◆ **TASK INSTRUCTIONS**:
In the listing beneath this line, copy exactly the lines starting with the one containing "tr.i0 = tr.i1 = 0;" and going on through the one containing "for (int c = 0; c < NCS; ++c) rput(rrow".

◆ **DATA UNDER STUDY**:
__global__ __launch_bounds__(256) void pool_fwd_kernel(const float* __restrict__ img, float* __restrict__ pooled,
                                                       int* __restrict__ argmax, const unsigned char* __restrict__ mask,
                                                       int C, int H, int W, int S) {
    const int total = C * S * S;
    for (int idx = blockIdx.x * blockDim.x + threadIdx.x; idx < total; idx += gridDim.x * blockDim.x) {
        const int x = idx % S, y = (idx / S) % S, c = idx / (S * S);
        const int y0 = win_start(y, H, S), y1 = win_end(y, H, S);
        const int x0 = win_start(x, W, S), x1 = win_end(x, W, S);
        float sum = 0.f, mx = -INFINITY;
        int am = y0 * W + x0;
        for (int yy = y0; yy < y1; ++yy)
            for (int xx = x0; xx < x1; ++xx) {
                float v = img[((size_t)c * H + yy) * W + xx];
                sum += v;
                if (v > mx || v != v) { mx = v; am = yy * W + xx; }
            }
        pooled[idx] = (mask && mask[idx]) ? 0.f : 0.5f * (sum / (float)((y1 - y0) * (x1 - x0)) + mx);
        argmax[idx] = am;
    }
}

__global__ __launch_bounds__(256) void pool_bwd_kernel(const float* __restrict__ g, const int* __restrict__ argmax,
                                                       const unsigned char* __restrict__ mask, float* __restrict__ gimg, int C, int H,
                                                       int W, int S) {
    const int total = C * H * W;
    for (int idx = blockIdx.x * blockDim.x + threadIdx.x; idx < total; idx += gridDim.x * blockDim.x) {
        const int xx = idx % W, yy = (idx / W) % H, c = idx / (H * W);
        int ya = (int)(((long long)yy * S) / H), xa = (int)(((long long)xx * S) / W);
        while (ya > 0 && win_end(ya - 1, H, S) > yy) --ya;
        while (xa > 0 && win_end(xa - 1, W, S) > xx) --xa;
        float acc = 0.f;
        for (int y = ya; y < S && win_start(y, H, S) <= yy; ++y) {
            const int y0 = win_start(y, H, S), y1 = win_end(y, H, S);
            if (yy >= y1) continue;
// ... 479 lines not shown
            }
        }
    if (COOP) {
#pragma unroll
        for (int c = 0; c < 3; ++c)
#pragma unroll
            for (int o = 32; o > 0; o >>= 1) acc[c] += __shfl_xor(acc[c], o, 64);
    }
    return total;
}

__device__ __forceinline__ void gather_tile(const GatherStage& st, const StageMap& sm, TileStage& ts, int tx0, int ty0, int sx, int sy,
                                            bool live, float (&out)[3]) {
    if (threadIdx.x == 0) {
        int x0, x1, y0, y1;
        ts.w = 0; ts.h = 0; ts.x0 = 0; ts.y0 = 0;
        const float ua = fmaxf((float)tx0 - 1.f, sm.ulo), ub = fminf((float)(tx0 + TILE_W) + 1.f, sm.uhi);
        const float va = fmaxf((float)ty0 - 1.f, sm.vlo), vb = fminf((float)(ty0 + TILE_W) + 1.f, sm.vhi);
        if (ub > ua && vb > va && preimage_box(sm, ua, ub, va, vb, st.Wd, st.Hd, x0, x1, y0, y1) &&
            (x1 - x0 + 1) * (y1 - y0 + 1) <= STAGE_CAP) {
            ts.x0 = x0; ts.y0 = y0; ts.w = x1 - x0 + 1; ts.h = y1 - y0 + 1;
        }
    }
    __syncthreads();
    {
        const int cnt = ts.w * ts.h;
        const size_t plane = (size_t)st.Hd * st.Wd;
        for (int k = threadIdx.x; k < cnt; k += 256) {
            const size_t o = (size_t)(ts.y0 + k / ts.w) * st.Wd + (ts.x0 + k % ts.w);
            ts.uv[k] = st.uv[o];
            ts.g[0][k] = st.g[o]; ts.g[1][k] = st.g[plane + o]; ts.g[2][k] = st.g[2 * plane + o];
        }
    }
    __syncthreads();
    float acc[3] = {0.f, 0.f, 0.f};
    int work = 0;
    if (live) work = gather_pixel<false>(st, sm, ts, sx, sy, acc, HEAVY);
    unsigned long long heavy = __ballot(live && work > HEAVY);
    while (heavy) {
        const int src = __ffsll((long long)heavy) - 1;
        heavy &= heavy - 1;
        const int hx = __shfl(sx, src, 64), hy = __shfl(sy, src, 64);
        float a2[3] = {0.f, 0.f, 0.f};
        gather_pixel<true>(st, sm, ts, hx, hy, a2, 0);
        if ((int)(threadIdx.x & 63) == src) { acc[0] = a2[0]; acc[1] = a2[1]; acc[2] = a2[2]; }
    }
    out[0] = acc[0]; out[1] = acc[1]; out[2] = acc[2];
}

struct TileRects {
    float ua[MAXR * MAXR], ub[MAXR * MAXR], va[MAXR * MAXR], vb[MAXR * MAXR];
    int x0[MAXR * MAXR], y0[MAXR * MAXR], bw[MAXR * MAXR], cnt[MAXR * MAXR];
};
struct TileScatter {
    int nrect;
    TileRects rect;
    float acc[4][3][TILE_W * TILE_W];
};
struct WaveScatter {
    TileRects rect;
    float acc[3][TILE_W * TILE_W];
};

__device__ __forceinline__ void scatter_candidate(const GatherStage& st, float* __restrict__ a0, float* __restrict__ a1, float* __restrict__ a2,
                                                  int tx0, int ty0, float ua, float ub, float va, float vb, float2 q, float g0, float g1, float g2) {
    if (!(q.x >= ua && q.x < ub && q.y >= va && q.y < vb)) return;
    const Taps t = make_taps(q.x, q.y, st.Ws, st.Hs, st.mode);
    const int lx = t.x0 - tx0, ly = t.y0 - ty0;
    const bool cx0 = t.vx0 && lx >= 0 && lx < TILE_W, cx1 = t.vx1 && lx + 1 >= 0 && lx + 1 < TILE_W;
    const bool cy0 = t.vy0 && ly >= 0 && ly < TILE_W, cy1 = t.vy1 && ly + 1 >= 0 && ly + 1 < TILE_W;
    if (!((cx0 || cx1) && (cy0 || cy1))) return;
    const float e = 1.f - t.wx, s_ = 1.f - t.wy;
    const float w00 = s_ * e, w01 = s_ * t.wx, w10 = t.wy * e, w11 = t.wy * t.wx;
    const int p00 = ly * TILE_W + lx;
    if (cx0 && cy0) { atomicAdd(&a0[p00], g0 * w00); atomicAdd(&a1[p00], g1 * w00); atomicAdd(&a2[p00], g2 * w00); }
    if (cx1 && cy0) { atomicAdd(&a0[p00 + 1], g0 * w01); atomicAdd(&a1[p00 + 1], g1 * w01); atomicAdd(&a2[p00 + 1], g2 * w01); }
    if (cx0 && cy1) { atomicAdd(&a0[p00 + TILE_W], g0 * w10); atomicAdd(&a1[p00 + TILE_W], g1 * w10); atomicAdd(&a2[p00 + TILE_W], g2 * w10); }
    if (cx1 && cy1) { atomicAdd(&a0[p00 + TILE_W + 1], g0 * w11); atomicAdd(&a1[p00 + TILE_W + 1], g1 * w11); atomicAdd(&a2[p00 + TILE_W + 1], g2 * w11); }
}

template <int STRIDE>
__device__ __forceinline__ void scatter_rect(const GatherStage& st, const TileRects& tr, int r, int tid, float* __restrict__ a0,
                                             float* __restrict__ a1, float* __restrict__ a2, int tx0, int ty0) {
    constexpr int U = 4;
    const size_t plane = (size_t)st.Hd * st.Wd;
    const float ua = tr.ua[r], ub = tr.ub[r], va = tr.va[r], vb = tr.vb[r];
    const int bx0 = tr.x0[r], by0 = tr.y0[r], bw = tr.bw[r], cnt = tr.cnt[r];
    const float ibw = 1.f / (float)bw;
    for (int k0 = tid; k0 < cnt; k0 += STRIDE * U) {
        float2 q[U]; float g0[U], g1[U], g2[U];
#pragma unroll
        for (int j = 0; j < U; ++j) {
            const int k = k0 + STRIDE * j;
            q[j] = make_float2(-INFINITY, -INFINITY);
            g0[j] = g1[j] = g2[j] = 0.f;
            if (k < cnt) {
                int ky = (int)((float)k * ibw);
                int kx = k - ky * bw;
                if (kx < 0) { --ky; kx += bw; } else if (kx >= bw) { ++ky; kx -= bw; }
                const size_t o = (size_t)(by0 + ky) * st.Wd + (bx0 + kx);
                q[j] = st.uv[o];
                g0[j] = st.g[o]; g1[j] = st.g[plane + o]; g2[j] = st.g[2 * plane + o];
            }
        }
#pragma unroll
        for (int j = 0; j < U; ++j) scatter_candidate(st, a0, a1, a2, tx0, ty0, ua, ub, va, vb, q[j], g0[j], g1[j], g2[j]);
    }
}

__device__ __forceinline__ void scatter_tile(const GatherStage& st, const StageMap& sm, TileScatter& ts, int tx0, int ty0, float (&out)[3]) {
    const int tid = threadIdx.x, wave = tid >> 6;
    if (tid == 0) {
        int n = 0;
        const int sx0 = max(tx0, 0), sx1 = min(tx0 + TILE_W - 1, st.Ws - 1);
        const int sy0 = max(ty0, 0), sy1 = min(ty0 + TILE_W - 1, st.Hs - 1);
        if (sx0 <= sx1 && sy0 <= sy1) {
            float xa[MAXR], xb[MAXR], ya[MAXR], yb[MAXR];
            const int nx = tile_intervals(st.mode, sx0, sx1, st.Ws, sm.ulo, sm.uhi, xa, xb);
            const int ny = tile_intervals(st.mode, sy0, sy1, st.Hs, sm.vlo, sm.vhi, ya, yb);
            for (int j = 0; j < ny; ++j)
                for (int i = 0; i < nx; ++i) {
                    int x0, x1, y0, y1;
                    if (!preimage_box(sm, xa[i], xb[i], ya[j], yb[j], st.Wd, st.Hd, x0, x1, y0, y1)) continue;
                    ts.rect.ua[n] = xa[i]; ts.rect.ub[n] = xb[i]; ts.rect.va[n] = ya[j]; ts.rect.vb[n] = yb[j];
                    ts.rect.x0[n] = x0; ts.rect.y0[n] = y0; ts.rect.bw[n] = x1 - x0 + 1; ts.rect.cnt[n] = (x1 - x0 + 1) * (y1 - y0 + 1);
                    ++n;
                }
        }
        ts.nrect = n;
    }
#pragma unroll
    for (int c = 0; c < 3; ++c)
#pragma unroll
        for (int w = 0; w < 4; ++w) ts.acc[w][c][tid] = 0.f;
    __syncthreads();
    const int nrect = ts.nrect;
    for (int r = 0; r < nrect; ++r) scatter_rect<256>(st, ts.rect, r, tid, ts.acc[wave][0], ts.acc[wave][1], ts.acc[wave][2], tx0, ty0);
    __syncthreads();
#pragma unroll
    for (int c = 0; c < 3; ++c) out[c] = ((ts.acc[0][c][tid] + ts.acc[1][c][tid]) + ts.acc[2][c][tid]) + ts.acc[3][c][tid];
}

__device__ __forceinline__ void scatter_tile_wave(const GatherStage& st, const StageMap& sm, WaveScatter& ts, int tx0, int ty0, float (&out)[4][3]) {
    const int lane = threadIdx.x & 63;
#pragma unroll
    for (int c = 0; c < 3; ++c)
#pragma unroll
        for (int j = 0; j < 4; ++j) ts.acc[c][lane + 64 * j] = 0.f;
    if (lane < MAXR * MAXR) {
        int cnt = 0;
        const int sx0 = max(tx0, 0), sx1 = min(tx0 + TILE_W - 1, st.Ws - 1);
        const int sy0 = max(ty0, 0), sy1 = min(ty0 + TILE_W - 1, st.Hs - 1);
        if (sx0 <= sx1 && sy0 <= sy1) {
            float xa[MAXR], xb[MAXR], ya[MAXR], yb[MAXR];
            const int nx = tile_intervals(st.mode, sx0, sx1, st.Ws, sm.ulo, sm.uhi, xa, xb);
            const int ny = tile_intervals(st.mode, sy0, sy1, st.Hs, sm.vlo, sm.vhi, ya, yb);
            const int i = lane % MAXR, j = lane / MAXR;
            if (i < nx && j < ny) {
                const float ua = i == 0 ? xa[0] : (i == 1 ? xa[1] : xa[2]), ub = i == 0 ? xb[0] : (i == 1 ? xb[1] : xb[2]);
                const float va = j == 0 ? ya[0] : (j == 1 ? ya[1] : ya[2]), vb = j == 0 ? yb[0] : (j == 1 ? yb[1] : yb[2]);
                int x0, x1, y0, y1;
                if (preimage_box(sm, ua, ub, va, vb, st.Wd, st.Hd, x0, x1, y0, y1)) {
                    ts.rect.ua[lane] = ua; ts.rect.ub[lane] = ub; ts.rect.va[lane] = va; ts.rect.vb[lane] = vb;
                    ts.rect.x0[lane] = x0; ts.rect.y0[lane] = y0; ts.rect.bw[lane] = x1 - x0 + 1;
                    cnt = (x1 - x0 + 1) * (y1 - y0 + 1);
                }
            }
        }
        ts.rect.cnt[lane] = cnt;
    }
    __builtin_amdgcn_s_waitcnt(0xc07f);
    __builtin_amdgcn_wave_barrier();
    for (int r = 0; r < MAXR * MAXR; ++r) {
        if (ts.rect.cnt[r] == 0) continue;
        scatter_rect<64>(st, ts.rect, r, lane, ts.acc[0], ts.acc[1], ts.acc[2], tx0, ty0);
    }
    __builtin_amdgcn_s_waitcnt(0xc07f);
    __builtin_amdgcn_wave_barrier();
#pragma unroll
    for (int j = 0; j < 4; ++j)
#pragma unroll
        for (int c = 0; c < 3; ++c) out[j][c] = ts.acc[c][lane + 64 * j];
}
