template <typename T, typename G, bool REFLECT = false, typename RT = float>
__device__ __forceinline__ void resample_tile(const ChanArgs &a, const WbLevel &L, const T *src, const double mn,
                                              const double mx, const int ry0, const int rx0, const int rh, RT *R,
                                              unsigned char *uni, float4 *rowtab, const int tid) {
    static_assert(sizeof(RT) == 4 || sizeof(T) == 1, "byte R holds uint8 pixels");
    constexpr int RP = RPitch<RT, G::RW>::value;
    auto rput = [&](int idx, float v) {
        if constexpr (sizeof(RT) == 1) R[idx] = (RT)(int)v; else R[idx] = v;
    };
    constexpr int RH = G::RH, RW = G::RW, PPITCH = G::PPITCH, NT = G::NT, NW = G::NW;
    const Tap *__restrict__ rtap = a.taps + L.tap_off;
    const Tap *__restrict__ ctap = rtap + L.nh;
    constexpr int NCS = RW / 64, MAINW = NCS * 64, LEFT = RW - MAINW;
    const int lane = tid & 63, wave = __builtin_amdgcn_readfirstlane(tid >> 6);
    const bool ident = (L.src_h == L.nh) && (L.src_w == L.nw);
    if constexpr (sizeof(T) == 1) {
        constexpr int RWD = (RW + 3) / 4;
        if (ident && ry0 >= 0 && ry0 + RH <= L.nh && rx0 >= 0 && rx0 + 4 * RWD <= L.nw) {
            static_assert(RW % 2 == 0, "pixel pairs");
            typedef uint32_t __attribute__((aligned(1))) u32u;
            constexpr int NE = RH * RWD, PER = (NE + NT - 1) / NT;
            uint32_t v[PER];
            int at[PER];
#pragma unroll
            for (int i = 0; i < PER; ++i) {
                int e = tid + NT * i;
                e = e < NE ? e : NE - 1;
                const int k = e / RWD, d = e - k * RWD;
                v[i] = *reinterpret_cast<const u32u *>(src + (int64_t)(ry0 + k) * L.src_w + rx0 + 4 * d);
                at[i] = k * RP + 4 * d;
            }
#pragma unroll
            for (int i = 0; i < PER; ++i) {
                if constexpr (sizeof(RT) == 1) {
                    *reinterpret_cast<uint32_t *>(R + at[i]) = v[i];
                } else {
                    float2 *dst = reinterpret_cast<float2 *>(R + at[i]);
                    dst[0] = make_float2((float)(v[i] & 0xffu), (float)((v[i] >> 8) & 0xffu));
                    if (at[i] % RW + 2 < RW) dst[1] = make_float2((float)((v[i] >> 16) & 0xffu), (float)(v[i] >> 24));
                }
            }
            WB_CSTAMP(1);
            WB_CSTAMP(2);
            WB_CSTAMP(3);
            return;
        }
    }
    bool staged = false;
    int r_lo = 0, c_lo = 0;
    Tap tcs[NCS], trl, tleft;
    trl.i0 = trl.i1 = 0; trl.w0 = trl.w1 = 0.0;
    tleft = trl;
#pragma unroll
    for (int c = 0; c < NCS; ++c) tcs[c] = trl;
    if constexpr (sizeof(T) == 1) {
        int nrow, nbyte;
        if (a.patches) {
            const WbTilePatch tp = a.patches[blockIdx.x];
            r_lo = tp.r_lo;
            c_lo = tp.c_lo;
            nrow = tp.rows;
            nbyte = tp.bytes;
            staged = nrow != 0;
        } else {
            staged = tile_patch_extent<G, REFLECT>(L, ry0, rx0, rh, r_lo, c_lo, nrow, nbyte);
            r_lo = __builtin_amdgcn_readfirstlane(r_lo);
            c_lo = __builtin_amdgcn_readfirstlane(c_lo);
            nrow = __builtin_amdgcn_readfirstlane(nrow);
            nbyte = __builtin_amdgcn_readfirstlane(nbyte);
        }
        WB_CSTAMP(1);
#pragma unroll
        for (int c = 0; c < NCS; ++c) {
            const int x = tile_coord<REFLECT>(rx0 + lane + 64 * c, L.nw);
            tcs[c] = ctap[x];
        }
        {
            static_assert(wb_strip_rows(RH, NW) <= 64, "one lane per row of the strip");
            const int RS = wb_strip_rows(rh, NW);
            const int kl = wave * RS + lane;
            const int ly = tile_coord<REFLECT>(ry0 + (kl < rh ? kl : rh - 1), L.nh);
            trl = rtap[ly];
            const int lx = tile_coord<REFLECT>(rx0 + MAINW + (lane < LEFT ? lane : 0), L.nw);
            tleft = ctap[lx];
        }
        if (staged) {
            constexpr int DWP = PPITCH / 4;
            const int ndw = (nbyte + 1 + 3) / 4;
            uint32_t *pw = reinterpret_cast<uint32_t *>(uni);
            constexpr int UR = WB_CHAN_UR;
            const int wv = __builtin_amdgcn_readfirstlane(tid >> 6), ln = tid & 63;
            for (int dw0 = 0; dw0 < ndw; dw0 += 64) {
                int dw = dw0 + ln;
                dw = dw < ndw ? dw : ndw - 1;
                const int voff = 4 * dw;
                const uint64_t origin = reinterpret_cast<uint64_t>(src + (int64_t)r_lo * L.src_w + c_lo);
                const uint64_t origin_u = ((uint64_t)(uint32_t)__builtin_amdgcn_readfirstlane((int)(uint32_t)(origin >> 32)) << 32) |
                                          (uint32_t)__builtin_amdgcn_readfirstlane((int)(uint32_t)origin);
                const __amdgpu_buffer_rsrc_t rsrc = __builtin_amdgcn_make_buffer_rsrc(reinterpret_cast<void *>(origin_u), 0, 0x7fffffff, 0x00020000);
                for (int r0 = wv; r0 < nrow; r0 += NW * UR) {
                    uint32_t v[UR];
                    int rr[UR];
#pragma unroll
                    for (int k = 0; k < UR; ++k) {
                        rr[k] = r0 + NW * k < nrow ? r0 + NW * k : nrow - 1;
                        v[k] = __builtin_amdgcn_raw_buffer_load_b32(rsrc, voff, rr[k] * L.src_w, 0);
                    }
#pragma unroll
                    for (int k = 0; k < UR; ++k) pw[rr[k] * DWP + dw] = v[k];
                }
            }
            {
                const int RS = wb_strip_rows(rh, NW);
                const int kl = wave * RS + lane;
                if (lane < RS && kl < rh) rowtab[kl] = make_float4(__int_as_float((trl.i0 - r_lo) * PPITCH), (float)trl.w0, (float)trl.w1, 0.0f);
            }
            if (LEFT > 0 && tid >= 64 && tid < 64 + LEFT)
                rowtab[RH + tid - 64] = make_float4(__int_as_float(tleft.i0 - c_lo), (float)tleft.w0, (float)tleft.w1, 0.0f);
            __syncthreads();
        }
    }
    WB_CSTAMP(2);
    if (staged) {
        if constexpr (sizeof(T) == 1) {
            const unsigned char *patch = uni;
            int ci0[NCS];
            float wc0f[NCS], wc1f[NCS];
            const Tap (&tc)[NCS] = tcs;
#pragma unroll
            for (int c = 0; c < NCS; ++c) {
                ci0[c] = tc[c].i0 - c_lo;
                wc0f[c] = (float)tc[c].w0;
                wc1f[c] = (float)tc[c].w1;
            }
            constexpr int RB = WB_CHAN_RB;
            constexpr int RSMAX = wb_strip_rows(RH, NW), NPASS = RSMAX / RB;
            const int RS = wb_strip_rows(rh, NW);
            const int k_lo = wave * RS, k_hi = k_lo + RS < rh ? k_lo + RS : rh;
            float hprev[NCS];
            int o_prev = -1;
#pragma unroll
            for (int c = 0; c < NCS; ++c) hprev[c] = 0.0f;
            auto hlerp = [&](uint8_t x0, uint8_t x1, int c) {
                return scalar_only(__builtin_fmaf((float)x1, wc1f[c], scalar_only((float)x0 * wc0f[c])));
            };
            const int rrow = k_lo * RP + lane;
#pragma unroll
            for (int ps = 0; ps < NPASS; ++ps) {
                const int k0 = k_lo + RB * ps;
                if (k0 >= k_hi) break;
                float4 ent[RB];
                int o0[RB], av[RB][NCS];
                bool shared[RB];
                uint8_t b[RB][NCS][4];
#pragma unroll
                for (int rb = 0; rb < RB; ++rb) {
                    int k = k0 + rb;
                    k = k < k_hi ? k : k_hi - 1;
                    ent[rb] = rowtab[k];
                }
#pragma unroll
                for (int rb = 0; rb < RB; ++rb) {
                    o0[rb] = __builtin_amdgcn_readfirstlane(__float_as_int(ent[rb].x));
                    const int o_above = rb == 0 ? o_prev : o0[rb - 1] + PPITCH;
                    shared[rb] = o0[rb] == o_above;
#pragma unroll
                    for (int c = 0; c < NCS; ++c) {
                        av[rb][c] = ci0[c] + o0[rb];
                        b[rb][c][0] = lds_byte_vol(patch, av[rb][c]);
                        b[rb][c][1] = lds_byte_vol(patch, av[rb][c] + 1);
                        b[rb][c][2] = lds_byte_vol(patch, av[rb][c] + PPITCH);
                        b[rb][c][3] = lds_byte_vol(patch, av[rb][c] + PPITCH + 1);
                    }
                }
                float out[RB][NCS];
                bool need[RB][NCS];
                bool redo = false;
#pragma unroll
                for (int rb = 0; rb < RB; ++rb) {
                    float top[NCS];
                    if (shared[rb]) {
#pragma unroll
                        for (int c = 0; c < NCS; ++c) top[c] = hprev[c];
                    } else {
#pragma unroll
                        for (int c = 0; c < NCS; ++c) top[c] = hlerp(b[rb][c][0], b[rb][c][1], c);
                    }
#pragma unroll
                    for (int c = 0; c < NCS; ++c) {
                        const float bot = hlerp(b[rb][c][2], b[rb][c][3], c);
                        hprev[c] = bot;
                        need[rb][c] = !Src<T>::fast_rows(top[c], bot, ent[rb].y, ent[rb].z, out[rb][c]);
                        redo |= need[rb][c];
                    }
                    o_prev = o0[rb] + PPITCH;
                }
                if (__builtin_amdgcn_ballot_w64(redo) != 0) {
#pragma unroll
                    for (int rb = 0; rb < RB; ++rb) {
                        int k = k0 + rb;
                        k = k < k_hi ? k : k_hi - 1;
                        Tap tr;
                        tr.i0 = tr.i1 = 0;
                        tr.w0 = lane_f64(trl.w0, k - k_lo);
                        tr.w1 = lane_f64(trl.w1, k - k_lo);
#pragma unroll
                        for (int c = 0; c < NCS; ++c) {
                            if (need[rb][c])
                                out[rb][c] = Src<T>::finish(resample_f64((double)b[rb][c][0], (double)b[rb][c][1], (double)b[rb][c][2],
                                                                         (double)b[rb][c][3], tr, tc[c]), mn, mx, a.src_int);
                        }
                    }
                }
#pragma unroll
                for (int rb = 0; rb < RB; ++rb) {
                    if (k0 + rb < k_hi) {
#pragma unroll
                        for (int c = 0; c < NCS; ++c) rput(rrow + (RB * ps + rb) * RP + 64 * c, out[rb][c]);
                    }
                }
            }
            if constexpr (LEFT > 0) {
                const int nleft = (k_hi - k_lo) * LEFT;
                for (int p = lane; p < nleft; p += 64) {
                    const int kk = p / LEFT, q = p - kk * LEFT, k = k_lo + kk;
                    const float4 er = rowtab[k], ec = rowtab[RH + q];
                    const int o = __float_as_int(er.x) + __float_as_int(ec.x);
                    const uint8_t a00 = lds_byte_vol(patch, o), a01 = lds_byte_vol(patch, o + 1);
                    const uint8_t a10 = lds_byte_vol(patch, o + PPITCH), a11 = lds_byte_vol(patch, o + PPITCH + 1);
                    float out = 0.0f;
                    if (!Src<T>::fast((float)a00, (float)a01, (float)a10, (float)a11, er.y, er.z, ec.y, ec.z, out)) {
                        const int y = tile_coord<REFLECT>(ry0 + k, L.nh), x = tile_coord<REFLECT>(rx0 + MAINW + q, L.nw);
                        const Tap tr = rtap[y], tcl = ctap[x];
                        out = Src<T>::finish(resample_f64((double)a00, (double)a01, (double)a10, (double)a11, tr, tcl), mn, mx, a.src_int);
                    }
                    rput(k * RP + MAINW + q, out);
                }
            }
        }
    } else
    {
        Tap tc[NCS];
        float wc0f[NCS], wc1f[NCS];
#pragma unroll
        for (int c = 0; c < NCS; ++c) {
            const int x = tile_coord<REFLECT>(rx0 + lane + 64 * c, L.nw);
            tc[c] = ctap[x];
            wc0f[c] = (float)tc[c].w0;
            wc1f[c] = (float)tc[c].w1;
        }
        constexpr int RB = sizeof(T) == 8 ? 2 : 5;
        for (int k0 = wave; k0 < rh; k0 += NW * RB) {
            Tap tr[RB];
            T v00[RB][NCS], v01[RB][NCS], v10[RB][NCS], v11[RB][NCS];
#pragma unroll
            for (int rb = 0; rb < RB; ++rb) {
                int k = k0 + NW * rb;
                k = k < rh ? k : rh - 1;
                const int y = tile_coord<REFLECT>(ry0 + k, L.nh);
                tr[rb] = rtap[__builtin_amdgcn_readfirstlane(y)];
                const T *r0 = src + (int64_t)__builtin_amdgcn_readfirstlane(tr[rb].i0) * L.src_w;
                const T *r1 = src + (int64_t)__builtin_amdgcn_readfirstlane(tr[rb].i1) * L.src_w;
#pragma unroll
                for (int c = 0; c < NCS; ++c) {
                    v00[rb][c] = r0[tc[c].i0];
                    v01[rb][c] = r0[tc[c].i1];
                    v10[rb][c] = r1[tc[c].i0];
                    v11[rb][c] = r1[tc[c].i1];
                }
            }
#pragma unroll
            for (int rb = 0; rb < RB; ++rb) {
                const int k = k0 + NW * rb;
#pragma unroll
                for (int c = 0; c < NCS; ++c) {
                    float out = 0.0f;
                    if (ident && Src<T>::taps_finite(v01[rb][c], v10[rb][c], v11[rb][c])) {
                        out = (mn != mn || mx != mx) ? __builtin_nanf("") : (float)v00[rb][c];
                    } else {
                        bool ok = false;
                        if constexpr (Src<T>::kFastResample)
                            ok = Src<T>::fast((float)v00[rb][c], (float)v01[rb][c], (float)v10[rb][c], (float)v11[rb][c],
                                              (float)tr[rb].w0, (float)tr[rb].w1, wc0f[c], wc1f[c], out);
                        if (!ok)
                            out = Src<T>::finish(resample_f64((double)v00[rb][c], (double)v01[rb][c], (double)v10[rb][c],
                                                              (double)v11[rb][c], tr[rb], tc[c]), mn, mx, a.src_int);
                    }
                    if (k < rh) rput(k * RP + lane + 64 * c, out);
                }
            }
        }
    }
    WB_CSTAMP(3);
    if constexpr (LEFT > 0) {
        for (int p = staged ? rh * LEFT : tid; p < rh * LEFT; p += NT) {
            const int k = p / LEFT, q = MAINW + p - k * LEFT;
            const int y = tile_coord<REFLECT>(ry0 + k, L.nh), x = tile_coord<REFLECT>(rx0 + q, L.nw);
            float out = 0.0f;
            bool ok = false;
            const Tap tr = rtap[y], tc = ctap[x];
            const T *r0 = src + (int64_t)tr.i0 * L.src_w;
            const T *r1 = src + (int64_t)tr.i1 * L.src_w;
            const T a00 = r0[tc.i0], a01 = r0[tc.i1], a10 = r1[tc.i0], a11 = r1[tc.i1];
            ok = ident && Src<T>::taps_finite(a01, a10, a11);
            if (ok) out = (mn != mn || mx != mx) ? __builtin_nanf("") : (float)a00;
            if constexpr (Src<T>::kFastResample)
                if (!ok) ok = Src<T>::fast((float)a00, (float)a01, (float)a10, (float)a11, (float)tr.w0, (float)tr.w1,
                                           (float)tc.w0, (float)tc.w1, out);
            if (!ok) out = Src<T>::finish(resample_f64((double)a00, (double)a01, (double)a10, (double)a11, tr, tc), mn, mx, a.src_int);
            rput(k * RP + q, out);
        }
    }
}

◆ **RESULT OF THIS EXERCISE**:
                        tr.i0 = tr.i1 = 0;
                        tr.w0 = lane_f64(trl.w0, k - k_lo);
                        tr.w1 = lane_f64(trl.w1, k - k_lo);
#pragma unroll
                        for (int c = 0; c < NCS; ++c) {
                            if (need[rb][c])
                                out[rb][c] = Src<T>::finish(resample_f64((double)b[rb][c][0], (double)b[rb][c][1], (double)b[rb][c][2],
                                                                         (double)b[rb][c][3], tr, tc[c]), mn, mx, a.src_int);
                        }
                    }
                }
#pragma unroll
                for (int rb = 0; rb < RB; ++rb) {
                    if (k0 + rb < k_hi) {
#pragma unroll
                        for (int c = 0; c < NCS; ++c) rput(rrow + (RB * ps + rb) * RP + 64 * c, out[rb][c]);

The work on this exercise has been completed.